[analyzer] Add option assume-at-least-one-iteration by NagyDonat · Pull Request #125494 · llvm/llvm-project (original) (raw)

@llvm/pr-subscribers-clang-static-analyzer-1

@llvm/pr-subscribers-clang

Author: Donát Nagy (NagyDonat)

Changes

This commit adds the new analyzer option assume-one-iteration, which is false by default, but can be set to true to ensure that the analyzer always assumes (at least) one iteration in loops.

In some situations this "loop is skipped" execution path is an important corner case that may evade the notice of the developer and hide significant bugs -- however, there are also many situations where it's guaranteed that at least one iteration will happen (e.g. some data structure is always nonempty), but the analyzer cannot realize this and will produce false positives when it assumes that the loop is skipped.
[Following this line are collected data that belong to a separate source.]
+    int64_t* d_fb = (int64_t*)d_l;
+    int64_t* d_ix = d_fb + 2 * nn;
+    int32_t* d_tn = (int32_t*)(d_ix + nn);
+    hipLaunchKernelGGL(k_cp_lines, dim3(blocks), dim3(CP_TPB), 0, c->stream, d_turns, n_turns,
+                       (const int32_t*)G.d_n_det, (const int32_t*)G.d_pos, (const int64_t*)G.d_line_off, n, d_det_start,
+                       d_det_maxi, d_final_start, (const double*)G.d_ls, (const double*)G.d_le, rate,
+                       (const int*)c->d_err, (double*)d_t, d_fb, d_fb + nn, d_ix, d_tn);
+    HIPCHK(c, hipGetLastError());
+    double* h_times = (double*)h;
+    int64_t* h_fb = (int64_t*)(h_times + 2 * nn);
+    int64_t* h_ix = h_fb + 2 * nn;
+    int32_t* h_tn = (int32_t*)(h_ix + nn);
+    HIPCHK(c, hipMemcpyAsync(h_times, d_t, nn * 2 * sizeof(double), hipMemcpyDeviceToHost, c->stream));
+    HIPCHK(c, hipMemcpyAsync(h_fb, d_fb, nn * 2 * sizeof(int64_t), hipMemcpyDeviceToHost, c->stream));
+    HIPCHK(c, hipMemcpyAsync(h_tn, d_tn, nn * sizeof(int32_t), hipMemcpyDeviceToHost, c->stream));
+    if (G.want_index)
+        HIPCHK(c, hipMemcpyAsync(h_ix, d_ix, nn * sizeof(int64_t), hipMemcpyDeviceToHost, c->stream));
+    spkd_gw_lines_view& V = *G.view;
+    V.n_lines = n;
+    V.n_win = G.h_n_win;
+    V.times = h_times;
+    V.turn = h_tn;
+    V.frame_b = h_fb;
+    V.frame_e = h_fb + nn;
+    V.index = G.want_index ? h_ix : nullptr;
+    V.d_index = d_ix;
+    G.n_lines = n;
+    G.have_lines = true;
+    return SPKD_OK;
+}
+
+spkd_status gw_batch_finish(spkd_ctx* c, GwBatch& G, int64_t n_turns, double rate) {
+    spkd_gw_lines_view& V = *G.view;
+    double* times = const_cast<double*>(V.times);
+    spkd_py2_roundtrip(times, 2 * V.n_lines);
+    c->redo_line.clear();
+    c->redo_begin.clear();
+    c->redo_end.clear();
+    for (int64_t i = 0; i < V.n_lines; ++i) {
+        const int64_t t = V.turn[i];
+        if (t < 0 || t >= n_turns) return fail(c, SPKD_EHIP, "internal error: line of no turn");
+        const int64_t fn = G.file_len[t];
+        int64_t a0 = (int64_t)(times[2 * i] * rate), a1 = (int64_t)(times[2 * i + 1] * rate);
+        a0 = a0 < 0 ? 0 : (a0 > fn ? fn : a0);
+        a1 = a1 < 0 ? 0 : (a1 > fn ? fn : a1);
+        if (a1 < a0) a1 = a0;
+        const int64_t b = G.file_off[t] + a0, e = G.file_off[t] + a1;
+        if (b != V.frame_b[i] || e != V.frame_e[i]) {
+            c->redo_line.push_back(i);
+            c->redo_begin.push_back(b);
+            c->redo_end.push_back(e);
+        }
+    }
+    V.n_redo = (int64_t)c->redo_line.size();
+    V.redo_line = c->redo_line.data();
+    V.redo_begin = c->redo_begin.data();
+    V.redo_end = c->redo_end.data();
+    return SPKD_OK;
+}
+
 constexpr int64_t GW_WAVE_PER_TURN_FROM = 4096;
 constexpr int64_t GW_EIGHT_WAVES_UP_TO = 256;
 spkd_status gw_impl(spkd_ctx* c, const float* d_frames, int64_t n_frames, const int64_t* hb,
                     const int64_t* he, int64_t n_turns, const spkd_cd_params* P, const int64_t* h_ev_off,
                     int check_capacity, int32_t* h_n_win, double* h_win_maxd, int32_t* h_win_det,
                     double* h_det_start, double* h_det_maxi, double* h_det_d, double* h_final_start,
-                    double* d_seg_stats, spkd_cand_log* h_log, int64_t log_cap, int64_t* h_log_count) {
+                    double* d_seg_stats, spkd_cand_log* h_log, int64_t log_cap, int64_t* h_log_count,
+                    GwBatch* batch = nullptr) {
     if (!c || !P || n_turns < 0) return SPKD_EINVAL;
     if (h_log_count) *h_log_count = 0;
     if (n_turns == 0) return SPKD_OK;
-    if (!d_frames || !hb || !he || !h_ev_off || !h_n_win || !h_win_maxd || !h_win_det || !h_det_start ||
-        !h_det_maxi || !h_det_d || !h_final_start)
+    if (!d_frames || !hb || !he || !h_ev_off) return fail(c, SPKD_EINVAL, "null argument");
+    if (!batch && (!h_n_win || !h_win_maxd || !h_win_det || !h_det_start || !h_det_maxi || !h_det_d || !h_final_start))
         return fail(c, SPKD_EINVAL, "null argument");
     if (P->kind < 0 || P->kind > 3) return fail(c, SPKD_EINVAL, "gw: bad kind");
     if (!(P->rate >= 10.0) || !(P->winsize >= 1.0) || !(P->winstep >= 1.0))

This commit refactors some logic around the implementation of the new feature, but those changes are clearly NFC when the new analyzer option is in its default state.

This commit is the new step of my loop handling improvement plans. When I wrote this, I hoped (based on eyeballing older analysis run results) that this will be an important "must have" improvement of the analyzer results; however it turns out that the effects are more ambiguous.

Based on this, I no longer think that this option should be enabled by default, but I still think that this option could be useful for some users to reduce the amount of unwanted results.

I analyzed the usual set of open source projects to see the effects of enabling this option, and I started to evaluate the results, but I didn't finish this evaluation because I felt that even this partial evaluation is enough to justify merging this as an off-by-default feature.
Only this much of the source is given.